A young Belfast woman with Type 1 diabetes has been awarded €2,260 after security staff at a music concert confiscated her fizzy drink.
Kayla Hanna, 20, had been walking into a Red Hot Chili Peppers concert in Belfast in August 2016 when the incident happened.
The student always carries Lucozade for her blood sugar levels, as she suffers from Type 1 diabetes, but Eventsec Ltd staff removed it, despite her showing them her diabetes tattoo and insulin pack. Miss Hanna said suffered from anxiety and upset during the Red Hot Chili Peppers concert.
She told the court “I stood away from the area near the stage where my friends were because I was afraid something would happen to me and I would not have the Lucozade. This had never happened me at other concerts I went to. I really hope that, now this issue has been brought to light, it won’t happen again to me or other people who live with diabetes.”
Miss Hanna took a case under the Disability Discrimination Act 1995 and The Equality Commission for Northern Ireland supported her.
The court made ruled that discrimination had occurred and Judge Gilpin stated that Eventsec did not give a reasonable adjustment to its policy of not allowing liquids to be brought into the concert.
Mary Kitson, senior legal officer for the Equality Commission for Northern Ireland, said the Act is there to ensure people with disabilities are not denied access to services under any circumstances.
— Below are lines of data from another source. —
struct ChainArgs {
    const uint8_t *frames;
    long long frame_stride;
    int row_stride;
    int byte_rows;
    int fmt;
    int W, H, n_frames;
    long long plane;
    int threads;
    int n_strips;
    int strip_cols;
    int rows_per_seg;
    int n_segs;
    int k1_group;
    int k1_async_poll;
    float publish_factor;
    float w[7];
    float *blur;
    float *resp_dbg;
    float *dummy;
    float *cand_max;
    uint32_t *slot_plane;
    uint32_t *mask;
    int mask_wpr;
    int mask_yb;
    long long mask_plane;
    int force_generic;
    int sparse_after_verify;
    unsigned long long *wave_times;
    int dbg;
    FrameCounters *ctr;
    FrameCounters *ctr_next;
    uint32_t *total_out;
    uint32_t cap_cand, cap_roots, cap_out;
    uint32_t *seeds;
    uint32_t *clu_key;
    uint32_t *clu_cnt;
    uint32_t *clu_sx, *clu_sy;
    uint32_t *cand;
    uint32_t *parent;
    unsigned long long *sumx, *sumy;
    uint32_t *cnt, *minidx;
    uint32_t *roots;
    RefinedRec *refined;
    float *out;
    uint32_t out_total_cap;
    uint32_t *frame_table;
    float min_angle, max_angle;
};

int tuning_env(const char *name, int dflt);
void tuning_env_reload();

bool plan_k1(ChainArgs &a, int override_rows_per_seg);

int launch_kernel(int which, const ChainArgs &a, const RefineConsts &rc, void *stream, bool deferred_refine = false);

struct RefinePointsArgs {
    const float *img;
    long long frame_stride;
    long long pitch;
    int W, H;
    int padded;
    const float *points;
    uint32_t points_per_frame;
    const uint32_t *counts;
    float *out;
    uint32_t *status;
};
int launch_refine_points(const RefinePointsArgs &p, const RefineConsts &rc, int n_frames, void *stream);

constexpr int REFINE_PATCH_MAX_HALF = 4;
constexpr int REFINE_PATCH_MAX_TAPS = (2 * REFINE_PATCH_MAX_HALF + 1) * (2 * REFINE_PATCH_MAX_HALF + 1);
struct RefinePatchConsts {
    float cone[REFINE_PATCH_MAX_TAPS];
    float pmat[REFINE_PATCH_MAX_TAPS * 6];
};
int launch_refine_patch(const RefinePointsArgs &p, const RefinePatchConsts *consts, int half, int n_frames, void *stream);

int launch_generic_cluster(const ChainArgs &a, void *stream);
int launch_refine_clusters(const ChainArgs &a, const RefinePatchConsts *consts, int half, void *stream);

size_t k5_lds_bytes(const ChainArgs &a);

constexpr size_t WAVE_TIMES_STRIDE = (size_t)1 << 20;

constexpr int MASK_PAD_X = 64;

int init_device_kernels();

int launch_debug_resp(const ChainArgs &a, int frame, float *dst, void *stream);
int launch_publish(const ChainArgs &a, uint32_t h_out_records, uint32_t *h_table_dev, float *h_out_dev, void *stream);
int launch_clear_counters(FrameCounters *ctr, size_t n_records, void *stream);
int launch_front_luma(const void *src, size_t row_stride, size_t frame_stride, int n_frames, int format, void *dst, int out8, int W,
                      int H, void *stream);
int launch_luma8(const void *src, size_t pitch, size_t frame_stride, int n_frames, int format, uint8_t *dst, int W, int H,
                 void *stream);
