template <typename T> struct PreArgs {
    Plane<const T> src, ref;
    uint8_t *lsrc, *lref;
    int w, h, bit_depth;
    int16_t *centers;
    unsigned *cost;
};
template <typename T> DEV void lowres_sample(const PreArgs<T> &a, int i)
{
    const int lw = a.w >> 2, n = lw * (a.h >> 2), sh = a.bit_depth - 8;
    if (i >= 2 * n) return;
    const Plane<const T> &p = i < n ? a.src : a.ref;
    const int k = i < n ? i : i - n, x = k % lw, y = k / lw;
    int s = 8 << sh;
#pragma unroll
    for (int j = 0; j < 4; j++) {
        const T *row = p.p + (ptrdiff_t)(4 * y + j) * p.stride + 4 * x;
        if (sizeof(T) == 1) {
            s = (int)sad_packed_u8(load_u32(row), 0u, (uint32_t)s);
        } else
            s += (int)row[0] + (int)row[1] + (int)row[2] + (int)row[3];
    }
    s >>= 4 + sh;
    (i < n ? a.lsrc : a.lref)[k] = (uint8_t)(s < 255 ? s : 255);
}
constexpr int PRE_SPAN = 2 * PRE_RANGE + 1;
constexpr int PRE_WIN_W = 40;
constexpr int PRE_WIN_STRIDE = 96;
struct PreShared {
    uint8_t blk[64];
    uint8_t win[(8 + 2 * PRE_RANGE) * PRE_WIN_STRIDE + 16];
    unsigned long long best;
    unsigned sad0;
};
template <typename T, class Ex> DEV void pre_search_program(Ex &ex, PreShared &s, const PreArgs<T> &a, int ctu)
{
    constexpr int R = PRE_RANGE, span = PRE_SPAN;
    const int lw = a.w >> 2, lh = a.h >> 2, wc = (lw + 7) >> 3, cx = ctu % wc, cy = ctu / wc;
    const int bw = lw - 8 * cx < 8 ? lw - 8 * cx : 8, bh = lh - 8 * cy < 8 ? lh - 8 * cy : 8;
    ex.phase([&](int tid) {
        if (tid < 64) { const int x = tid & 7, y = tid >> 3; s.blk[tid] = (x < bw && y < bh) ? a.lsrc[(8 * cy + y) * lw + 8 * cx + x] : (uint8_t)0; }
        if (8 * cx - R >= 0 && 8 * cx - R + PRE_WIN_W <= lw && 8 * cy - R >= 0 && 8 * cy + 8 + R <= lh) {
            constexpr int DPR = PRE_WIN_W / 4, ND = (8 + 2 * PRE_RANGE) * DPR, IT = (ND + NT - 1) / NT;
            uint32_t v[IT];
#pragma unroll
            for (int k = 0; k < IT; k++) {
                const int i = tid + k * NT;
                if (i < ND) v[k] = load_u32(a.lref + (size_t)(8 * cy - R + i / DPR) * lw + 8 * cx - R + 4 * (i % DPR));
            }
#pragma unroll
            for (int k = 0; k < IT; k++) {
                const int i = tid + k * NT;
                if (i < ND) store_u32_aligned(s.win + (i / DPR) * PRE_WIN_STRIDE + 4 * (i % DPR), v[k]);
            }
        } else {
            constexpr int NW = (8 + 2 * PRE_RANGE) * PRE_WIN_W, IT = (NW + NT - 1) / NT;
            uint8_t v[IT];
#pragma unroll
            for (int k = 0; k < IT; k++) {
                const int i = tid + k * NT;
                if (i < NW) v[k] = a.lref[clip3(0, lh - 1, 8 * cy + i / PRE_WIN_W - R) * lw + clip3(0, lw - 1, 8 * cx + i % PRE_WIN_W - R)];
            }
#pragma unroll
            for (int k = 0; k < IT; k++) {
                const int i = tid + k * NT;
                if (i < NW) s.win[(i / PRE_WIN_W) * PRE_WIN_STRIDE + i % PRE_WIN_W] = v[k];
            }
        }
        if (tid == 0) s.best = ~0ull;
    });
    ex.phase([&](int tid) {
        unsigned long long best = ~0ull;
        if (bw == 8 && bh == 8) {
            if (tid < 8 * span) {
                const int q = tid & 7, dyi = tid >> 3;
                uint64_t acc = 0;
#pragma unroll
                for (int y = 0; y < 8; y++) {
                    const uint8_t *w = s.win + (y + dyi) * PRE_WIN_STRIDE + 4 * q;
                    const uint32_t r0 = load_u32_aligned(w), r1 = load_u32_aligned(w + 4), r2 = load_u32_aligned(w + 8);
                    acc = qsad_u8(((uint64_t)r1 << 32) | r0, load_u32_aligned(s.blk + 8 * y), acc);
                    acc = qsad_u8(((uint64_t)r2 << 32) | r1, load_u32_aligned(s.blk + 8 * y + 4), acc);
                }
#pragma unroll
                for (int j = 0; j < 4; j++) {
                    const int dxi = 4 * q + j;
                    if (dxi >= span) continue;
                    const unsigned sad = (unsigned)((acc >> (16 * j)) & 0xffff);
                    if (dxi == R && dyi == R) s.sad0 = sad;
                    const unsigned long long key = ((unsigned long long)(4 * sad + (unsigned)(iabs(dxi - R) + iabs(dyi - R))) << 12) | (unsigned)(dyi * span + dxi);
                    best = key < best ? key : best;
                }
            }
        } else {
            for (int p = tid; p < span * span; p += NT) {
                const int dxi = p % span, dyi = p / span;
                unsigned sad = 0;
                for (int y = 0; y < bh; y++)
                    for (int x = 0; x < bw; x++) sad += (unsigned)iabs((int)s.blk[y * 8 + x] - (int)s.win[(y + dyi) * PRE_WIN_STRIDE + x + dxi]);
                if (dxi == R && dyi == R) s.sad0 = sad;
                const unsigned long long key = ((unsigned long long)(4 * sad + (unsigned)(iabs(dxi - R) + iabs(dyi - R))) << 12) | (unsigned)p;
                best = key < best ? key : best;
            }
        }
        if (best != ~0ull) ex.atomic_min(&s.best, best);
    });
    ex.phase([&](int tid) {
        if (tid != 0) return;
        int p = (int)(s.best & 4095);
        const unsigned sad_best = (unsigned)(((s.best >> 12) - (unsigned)(iabs(p % span - R) + iabs(p / span - R))) >> 2);
        if (2 * sad_best >= s.sad0) p = R * span + R;
        a.centers[2 * ctu] = (int16_t)(4 * (p % span - R));
        a.centers[2 * ctu + 1] = (int16_t)(4 * (p / span - R));
        if (a.cost) a.cost[ctu] = sad_best;
    });
}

She said “In this case, the company should have made arrangements to ensure that Kayla could have accessed Lucozade during the concert if needed; for example, by directing her to its own medical centre at the venue and providing her with a bottle of Lucozade. That would have been a simple adjustment and would have met her medical needs. The court has ruled that this was a breach of the law and awarded Kayla £2,000.”